The data are insufficient to separate the contributions of all variance
components, leading the estimation procedure to collapse some parameters to
boundary values.
Practical
Implications
These
issues underscore the importance of exercising caution when applying linear
mixed models to small data sets. In such situations, it is often necessary to simplify
the random-effects structure by eliminating random slopes or correlations, or,
if feasible, to increase either the sample size or the number of grouping
levels. As a final option, one might consider alternative modeling strategies,
such as fixed-effects models or penalized/regularized mixed models.
Ultimately,
convergence diagnostics, singularity warnings, and zero standard errors
should be viewed as key signals that the model may be statistically ill-posed,
rather than as purely technical inconveniences. They suggest that the
inferential conclusions drawn from such a model are likely unreliable unless
the model specification is revisited.
References
Gelman, A., & Hill, J. (2007). Data Analysis Using Regression and Multilevel/Hierarchical Models. Cambridge University Press.

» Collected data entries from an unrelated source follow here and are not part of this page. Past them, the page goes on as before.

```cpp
// ... 77 lines not shown
  p->out_bytes = out.at;

  Cursor work;
  p->cull_ws_bytes = projected ? 0 : (int64_t)gsr_cull_workspace_bytes(N);
  p->sort_ws_bytes = (int64_t)gsr_sort_workspace_bytes(N);
  p->scan_ws_bytes = (int64_t)gsr_scan_workspace_bytes(N);
  if (N <= GSR_TILE_COUNT_OFFSETS_MAX && (int64_t)gsr_tile_count_offsets_workspace_bytes(N) > p->scan_ws_bytes)
    p->scan_ws_bytes = (int64_t)gsr_tile_count_offsets_workspace_bytes(N);
  p->tsort_ws_bytes = (int64_t)gsr_sort_workspace_bytes(cap);
  p->cull_ws = projected ? -1 : work.take(p->cull_ws_bytes);
  p->sort_ws = work.take(p->sort_ws_bytes);
  p->scan_ws = work.take(p->scan_ws_bytes);
  p->tsort_ws = work.take(p->tsort_ws_bytes);
  p->keys_a = work.take(4 * N);
  p->keys_b = work.take(4 * N);
  p->tile_hits = work.take(16 * N);
  p->tkeys_a = work.take(4 * cap);
  p->tkeys_b = work.take(4 * cap);
  p->work_bytes = work.at;
  return GSR_OK;
}

int gsr_frame_forward(const GsrFrameC* f, const GsrFramePlanC* p, void* out, void* work, GsrFrameResultC* res,
                      uint32_t* counts_host, void* event_counts, void* event_k6_begin, void* event_k6_end,
                      void* stream_) {
  hipStream_t stream = reinterpret_cast<hipStream_t>(stream_);
  if (!f || !p || !out || !work || !res) return GSR_ERR_INVALID_ARGUMENT;
  if (f->N <= 0) return GSR_ERR_INVALID_ARGUMENT;
  const bool projected = f->position == nullptr;
  if (projected) {
    if (!f->gaussians2d || !f->depth || !f->features) return GSR_ERR_INVALID_ARGUMENT;
// ... 8 lines not shown
  uint32_t* M_dev = projected ? nullptr : counts;
  uint32_t* O_dev = counts + 1;
  int rc;
#define GSR_TRY(call)          \
  do {                         \
    rc = (call);               \
    if (rc < 0) return rc;     \
  } while (0)

  if (hipMemsetAsync(at<uint8_t>(out, p->zero_begin), 0, (size_t)p->zero_bytes, stream) != hipSuccess)
    return GSR_ERR_LAUNCH_FAILED;
  float* rows = at<float>(out, p->rows);
  uint32_t key_bias = 0, key_max = 0;
  GSR_TRY(gsr_depth_key_range(f->near_plane, f->far_plane, &key_bias, &key_max));
  uint32_t* keys_a = at<uint32_t>(work, p->keys_a);
  if (projected) {
    if (p->feat_rows >= 0)
      GSR_TRY(gsr_pack_rows_wide(f->gaussians2d, f->depth, f->features, N, f->C, &f->params, rows,
                                 at<float>(out, p->feat_rows), at<float>(out, p->screen_scale), stream_));
    else
      GSR_TRY(gsr_pack_rows(f->gaussians2d, f->depth, f->features, N, f->C, &f->params, rows,
                            at<float>(out, p->screen_scale), stream_));
    if (!f->depth_order) GSR_TRY(gsr_depth_keys(f->depth, N, key_bias, key_max, keys_a, stream_));
  } else {
    int64_t* indexes = at<int64_t>(out, p->indexes);
    GSR_TRY(gsr_frustum_cull(f->position, N, f->T_camera_world, f->projection, f->W, f->H, f->near_plane, f->far_plane,
                             f->params.margin_px, indexes, M_dev, at<uint8_t>(work, p->cull_ws),
                             (size_t)p->cull_ws_bytes, stream_));
    GSR_TRY(gsr_project_sh_forward(f->position, f->log_scaling, f->rotation_xyzw, f->alpha_logit, f->sh_features, f->K,
                                   indexes, N, f->T_camera_world, f->projection, f->camera_pos, &f->params, rows,
                                   at<float>(out, p->screen_scale), at<float>(out, p->jacobian), M_dev,
                                   keys_a, key_bias, key_max, stream_));
  }
  uint32_t* vals_a = at<uint32_t>(out, p->vals_a);
  uint32_t* vals_b = at<uint32_t>(out, p->vals_b);
  const uint32_t* order = f->depth_order;
  res->order = -1;
  if (!order) {
    GSR_TRY(gsr_sort_pairs_u32(keys_a, vals_a, at<uint32_t>(work, p->keys_b), vals_b, N, 1, 0, bit_length(key_max),
                               at<uint8_t>(work, p->sort_ws), (size_t)p->sort_ws_bytes, M_dev, stream_));
    res->order = rc == 1 ? p->vals_b : p->vals_a;
    order = rc == 1 ? vals_b : vals_a;
  }
  uint32_t* count = at<uint32_t>(out, p->count);
  uint32_t* offsets = at<uint32_t>(out, p->offsets);
  uint32_t* hits = at<uint32_t>(work, p->tile_hits);
  if (N <= GSR_TILE_COUNT_OFFSETS_MAX) {
    GSR_TRY(gsr_tile_count_offsets(rows, order, N, f->W, f->H, &f->params, count, hits, M_dev, offsets, O_dev, counts + 2,
                                   at<uint8_t>(work, p->scan_ws), (size_t)p->scan_ws_bytes, stream_));
  } else {
    GSR_TRY(gsr_tile_count(rows, order, N, f->W, f->H, &f->params, count, hits, M_dev, stream_));
    GSR_TRY(gsr_exclusive_scan_u32_checked(count, offsets, N, O_dev, counts + 2, at<uint8_t>(work, p->scan_ws),
                                           (size_t)p->scan_ws_bytes, stream_));
  }
  if (counts_host) {
    if (hipMemcpyAsync(counts_host, counts, 3 * sizeof(uint32_t), hipMemcpyDeviceToHost, stream) != hipSuccess)
      return GSR_ERR_LAUNCH_FAILED;
    if (event_counts && hipEventRecord(reinterpret_cast<hipEvent_t>(event_counts), stream) != hipSuccess)
      return GSR_ERR_LAUNCH_FAILED;
  }
  res->sorted_inst = res->sorted_splat = -1;
  float* image = at<float>(out, p->image);
  if (cap > 0) {
    uint32_t* tkeys_a = at<uint32_t>(work, p->tkeys_a);
// ... 141 lines not shown
```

McElreath, R. (2020). Statistical Rethinking. CRC Press.
Pinheiro, J. C., & Bates, D. M. (2000). Mixed-Effects Models in S and S-PLUS. Springer.
Bates, D., Mächler, M., Bolker, B., & Walker, S. (2015). Fitting Linear Mixed-Effects Models Using lme4. Journal of Statistical Software.
Matuschek, H. et al. (2017). Balancing Type I error and power in linear mixed models. Journal of Memory and Language.
Barr, D. J. et al. (2013). Random effects structure for confirmatory hypothesis testing. Journal of Memory and Language.